WHAT NEEDS TO BE DONE: For the entries below, the result should be an exact transcription of the lines from the one with "STEREO, bool CULL>" up to and including the one with "s.n2 = min(s.n2, cap);", and only those.

(Collected data entries)
+            if (STEREO) {
+                const bool st2 = uright[(long long)f2 * kp_stride + j] >= 0.f;
+                near = !st2 && near_epipole(g, x, y, kp.octave) ? 1u : 0u;
+                thf = !only_stereo || st2 ? g.th384f[kp.octave] : -1.f;
+            } else {
+                thf = near_epipole(g, x, y, kp.octave) ? -1.f : g.th384f[kp.octave];
+            }
+            const uint4* sd = (const uint4*)(d2 + (long long)j * 32);
+            uint4* dd = (uint4*)(pl.sdesc + (row + i) * 32);
+            dd[0] = sd[0];
+            dd[1] = sd[1];
+            ((float4*)pl.srec)[row + i] = make_float4(x, y, thf, __uint_as_float((uint32_t)j | near << 16));
+        }
+        const bool live = on && thf >= 0.f;
+        TriTile t = {live ? x : INFINITY, live ? x : -INFINITY, live ? y : INFINITY, live ? y : -INFINITY,
+                     live ? thf : -1.f, 0.f, 0.f, 0.f};
+#pragma unroll
+        for (int w = kTriTile / 2; w > 0; w >>= 1) {
+            t.xmin = fminf(t.xmin, __shfl_xor(t.xmin, w, kTriTile));
+            t.xmax = fmaxf(t.xmax, __shfl_xor(t.xmax, w, kTriTile));
+            t.ymin = fminf(t.ymin, __shfl_xor(t.ymin, w, kTriTile));
+            t.ymax = fmaxf(t.ymax, __shfl_xor(t.ymax, w, kTriTile));
+            t.thf = fmaxf(t.thf, __shfl_xor(t.thf, w, kTriTile));
+        }
+        if (on && (tid & (kTriTile - 1)) == 0) pl.tiles[row / kTriTile + i / kTriTile] = t;
+    }
+}
+
 #ifndef ORBX_MF_WPE
 #define ORBX_MF_WPE 6
 #endif
 #define ORBX_MF_ATTR __attribute__((amdgpu_waves_per_eu(ORBX_MF_WPE)))
-template <bool STEREO>
+template <bool STEREO, bool CULL>
 __global__ __launch_bounds__(kMfThreads) ORBX_MF_ATTR void k_tri_mfma(const int32_t* __restrict__ q1, const int32_t* __restrict__ q2,
                                                   const orbx_kp* __restrict__ kps, const uint8_t* __restrict__ desc,
                                                   const int32_t* __restrict__ counts, const float* __restrict__ uright,
                                                   int kp_stride, MatchGeom g, int only_stereo,
-                                                  int32_t* __restrict__ match12, int32_t* __restrict__ nmatches) {
+                                                  int32_t* __restrict__ match12, int32_t* __restrict__ nmatches, TriPlan pl) {
     const int p = blockIdx.y;
     const int f1 = q1[p], f2 = q2[p];
     PairSrc s;
@@ -186,7 +447,17 @@
     s.kps2 = kps + (long long)f2 * kp_stride; s.desc2 = desc + (long long)f2 * kp_stride * 32; s.n2 = counts[f2];
     s.ur1 = STEREO ? uright + (long long)f1 * kp_stride : nullptr;
     s.ur2 = STEREO ? uright + (long long)f2 * kp_stride : nullptr;
-    tri_mfma_body_fp4<STEREO>(s, g, match12 + (long long)p * kp_stride, nmatches + p, only_stereo);
+    if constexpr (CULL) {
+        const int cap = min(kp_stride, min(pl.S, kTriOrdCap));
+        s.n1 = min(s.n1, cap);
+        s.n2 = min(s.n2, cap);
+        const long long row = (long long)p * pl.S;
+        tri_mfma_body_cull<STEREO>(s, g, pl.permQ + row, pl.sdesc + row * 32, (const float4*)pl.srec + row,
+                                   pl.tiles + row / kTriTile, pl.stats, match12 + (long long)p * kp_stride,
+                                   nmatches + p, only_stereo);
+    } else {
+        tri_mfma_body_fp4<STEREO>(s, g, match12 + (long long)p * kp_stride, nmatches + p, only_stereo);
+    }
 }
 
 __device__ __forceinline__ int rot_bin(const float* angA, const float* angB, int i, int j, int swap) {
@@ -643,15 +914,29 @@
 
 hipError_t launch_tri_bf(int npairs, const int32_t* q1, const int32_t* q2, const orbx_kp* kps, const uint8_t* desc,
                          const int32_t* counts, int kp_stride, const MatchGeom& g, int32_t* match12,
-                         int32_t* nmatches, hipStream_t st, const float* uright, int only_stereo) {
+                         int32_t* nmatches, hipStream_t st, const float* uright, int only_stereo, const TriPlan* plan) {
     if (npairs == 0) return hipSuccess;
     dim3 grid((kp_stride + 32 * kMfWaves - 1) / (32 * kMfWaves), npairs);
-    if (uright)
-        hipLaunchKernelGGL(k_tri_mfma<true>, grid, dim3(kMfThreads), 0, st, q1, q2, kps, desc, counts, uright, kp_stride,
-                           g, only_stereo, match12, nmatches);
-    else
-        hipLaunchKernelGGL(k_tri_mfma<false>, grid, dim3(kMfThreads), 0, st, q1, q2, kps, desc, counts, uright,
-                           kp_stride, g, 0, match12, nmatches);
+    if (plan && (kp_stride > kTriOrdCap || plan->S < kp_stride || plan->S % kMfChunk)) return hipErrorInvalidValue;
+    const TriPlan pl = plan ? *plan : TriPlan{};
+    if (!uright) only_stereo = 0;
+    if (plan) {
+        if (uright)
+            hipLaunchKernelGGL(k_tri_order<true>, dim3(npairs), dim3(kOrdThreads), 0, st, q1, q2, kps, desc, counts, uright,
+                               kp_stride, g, only_stereo, pl);
+        else
+            hipLaunchKernelGGL(k_tri_order<false>, dim3(npairs), dim3(kOrdThreads), 0, st, q1, q2, kps, desc, counts,
+                               uright, kp_stride, g, only_stereo, pl);
+        if (hipError_t e = hipGetLastError()) return e;
+    }
+#define ORBX_TRI_MFMA(ST, CU)                                                                                        \
+    hipLaunchKernelGGL((k_tri_mfma<ST, CU>), grid, dim3(kMfThreads), 0, st, q1, q2, kps, desc, counts, uright, kp_stride, \
+                       g, only_stereo, match12, nmatches, pl)
+    if (uright && plan) ORBX_TRI_MFMA(true, true);
+    else if (uright) ORBX_TRI_MFMA(true, false);
+    else if (plan) ORBX_TRI_MFMA(false, true);
+    else ORBX_TRI_MFMA(false, false);
+#undef ORBX_TRI_MFMA
     return hipGetLastError();
 }
 
diff --git a/cooperative-orb-slam_amd/csrc/matcher.cpp b/cooperative-orb-slam_amd/csrc/matcher.cpp
--- a/cooperative-orb-slam_amd/csrc/matcher.cpp
+++ b/cooperative-orb-slam_amd/csrc/matcher.cpp
@@ -136,10 +136,35 @@
     (void)hipSetDevice(c->device);
     if (c->stream) (void)hipStreamSynchronize(c->stream);
     c->scratch.release();
+    c->tri_scratch.release();
+    c->tri_stats.release();
     c->err.release();
     if (c->pinned) (void)hipHostFree(c->pinned);
     if (c->stream) (void)hipStreamDestroy(c->stream);
     delete c;
+}
+
+int orbm_debug_tri_cull(orbm_ctx* ctx, int mode) {
+    if (!ctx || mode < 0 || mode > 2) return ORBX_EARG;
+    HIPR(hipSetDevice(ctx->device));
+    if (mode == 2) {
+        if (ctx->tri_stats.ensure(2 * sizeof(unsigned long long))) return ORBX_EDEVICE;
+        HIPR(hipDeviceSynchronize());
+        HIPR(hipMemset(ctx->tri_stats.p, 0, 2 * sizeof(unsigned long long)));
+    }
+    ctx->tri_cull = mode;
+    return 0;
+}
+
+int orbm_debug_tri_cull_counts(orbm_ctx* ctx, unsigned long long out[2]) {
+    if (!ctx || !out) return ORBX_EARG;
+    out[0] = out[1] = 0;
+    if (!ctx->tri_stats.p) return 0;
+    HIPR(hipSetDevice(ctx->device));
+    HIPR(hipDeviceSynchronize());
+    HIPR(hipMemcpy(out, ctx->tri_stats.p, 2 * sizeof(unsigned long long), hipMemcpyDeviceToHost));
+    HIPR(hipMemset(ctx->tri_stats.p, 0, 2 * sizeof(unsigned long long)));
+    return 0;
 }
 
 int orbm_descriptor_distance(const uint8_t* a, const uint8_t* b) {
@@ -487,8 +512,13 @@
     MatchGeom g;
     make_geom(g, F12, ex, ey, nlevels, scale_factors, level_sigma2);
     hipStream_t st = (hipStream_t)stream;
+    TriPlan pl;
+    const bool cull = ctx->tri_culled(kp_stride);
+    if (cull)
+        if (const int rc = ctx->tri_plan(npairs, kp_stride, pl)) return rc;
     HIPR(hipMemsetAsync(d_nmatches, 0, sizeof(int32_t) * npairs, st));
-    HIPR(launch_tri_bf(npairs, d_q1, d_q2, d_kps, d_desc, d_counts, kp_stride, g, d_match12, d_nmatches, st));
+    HIPR(launch_tri_bf(npairs, d_q1, d_q2, d_kps, d_desc, d_counts, kp_stride, g, d_match12, d_nmatches, st, nullptr, 0,
+                       cull ? &pl : nullptr));
     if (check_ori)
         HIPR(launch_rot_filter_pairs(npairs, d_q1, d_q2, d_kps, d_counts, kp_stride, d_match12, d_nmatches, st));
     return 0;
@@ -508,9 +538,13 @@
     MatchGeom g;
     make_geom(g, F12, ex, ey, nlevels, scale_factors, level_sigma2);
     hipStream_t st = (hipStream_t)stream;
+    TriPlan pl;
+    const bool cull = ctx->tri_culled(kp_stride);
+    if (cull)
+        if (const int rc = ctx->tri_plan(npairs, kp_stride, pl)) return rc;
     HIPR(hipMemsetAsync(d_nmatches, 0, sizeof(int32_t) * npairs, st));
     HIPR(launch_tri_bf(npairs, d_q1, d_q2, d_kps, d_desc, d_counts, kp_stride, g, d_match12, d_nmatches, st, d_uright,
-                       only_stereo ? 1 : 0));
+                       only_stereo ? 1 : 0, cull ? &pl : nullptr));
     if (check_ori)
         HIPR(launch_rot_filter_pairs(npairs, d_q1, d_q2, d_kps, d_counts, kp_stride, d_match12, d_nmatches, st));
     return 0;
diff --git a/cooperative-orb-slam_amd/csrc/matcher_host.h b/cooperative-orb-slam_amd/csrc/matcher_host.h
--- a/cooperative-orb-slam_amd/csrc/matcher_host.h
+++ b/cooperative-orb-slam_amd/csrc/matcher_host.h
@@ -47,6 +47,24 @@
         return seq;
     }
     int32_t* call_state() { return err.as<int32_t>() + 16; }
+    orbamd::DevBuf tri_scratch, tri_stats;
+    int tri_cull = 1;
+    bool tri_culled(int kp_stride) const { return tri_cull && kp_stride <= orbamd::kTriOrdCap; }
+    int tri_plan(int npairs, int kp_stride, orbamd::TriPlan& pl) {
+        orbamd::Carve cv;
+        const size_t S = (size_t)orbamd::align_up(kp_stride, 64), rows = (size_t)npairs * S;
+        const size_t o_perm = cv.take(rows * sizeof(uint16_t)), o_desc = cv.take(rows * 32);
+        const size_t o_rec = cv.take(rows * 16), o_tile = cv.take(rows / orbamd::kTriTile * sizeof(orbamd::TriTile));
+        if (tri_scratch.ensure(cv.off)) return ORBX_EDEVICE;
+        uint8_t* b = tri_scratch.as<uint8_t>();
+        pl.permQ = (uint16_t*)(b + o_perm);
+        pl.sdesc = b + o_desc;
+        pl.srec = (float*)(b + o_rec);
+        pl.tiles = (orbamd::TriTile*)(b + o_tile);
+        pl.stats = tri_cull == 2 ? tri_stats.as<unsigned long long>() : nullptr;
+        pl.S = (int)S;
+        return 0;
+    }
 };
 
 namespace orbamd {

REPLY TO THE TASK:
+template <bool STEREO, bool CULL>
 __global__ __launch_bounds__(kMfThreads) ORBX_MF_ATTR void k_tri_mfma(const int32_t* __restrict__ q1, const int32_t* __restrict__ q2,
                                                   const orbx_kp* __restrict__ kps, const uint8_t* __restrict__ desc,
                                                   const int32_t* __restrict__ counts, const float* __restrict__ uright,
                                                   int kp_stride, MatchGeom g, int only_stereo,
-                                                  int32_t* __restrict__ match12, int32_t* __restrict__ nmatches) {
+                                                  int32_t* __restrict__ match12, int32_t* __restrict__ nmatches, TriPlan pl) {
     const int p = blockIdx.y;
     const int f1 = q1[p], f2 = q2[p];
     PairSrc s;
@@ -186,7 +447,17 @@
     s.kps2 = kps + (long long)f2 * kp_stride; s.desc2 = desc + (long long)f2 * kp_stride * 32; s.n2 = counts[f2];
     s.ur1 = STEREO ? uright + (long long)f1 * kp_stride : nullptr;
     s.ur2 = STEREO ? uright + (long long)f2 * kp_stride : nullptr;
-    tri_mfma_body_fp4<STEREO>(s, g, match12 + (long long)p * kp_stride, nmatches + p, only_stereo);
+    if constexpr (CULL) {
+        const int cap = min(kp_stride, min(pl.S, kTriOrdCap));
+        s.n1 = min(s.n1, cap);
+        s.n2 = min(s.n2, cap);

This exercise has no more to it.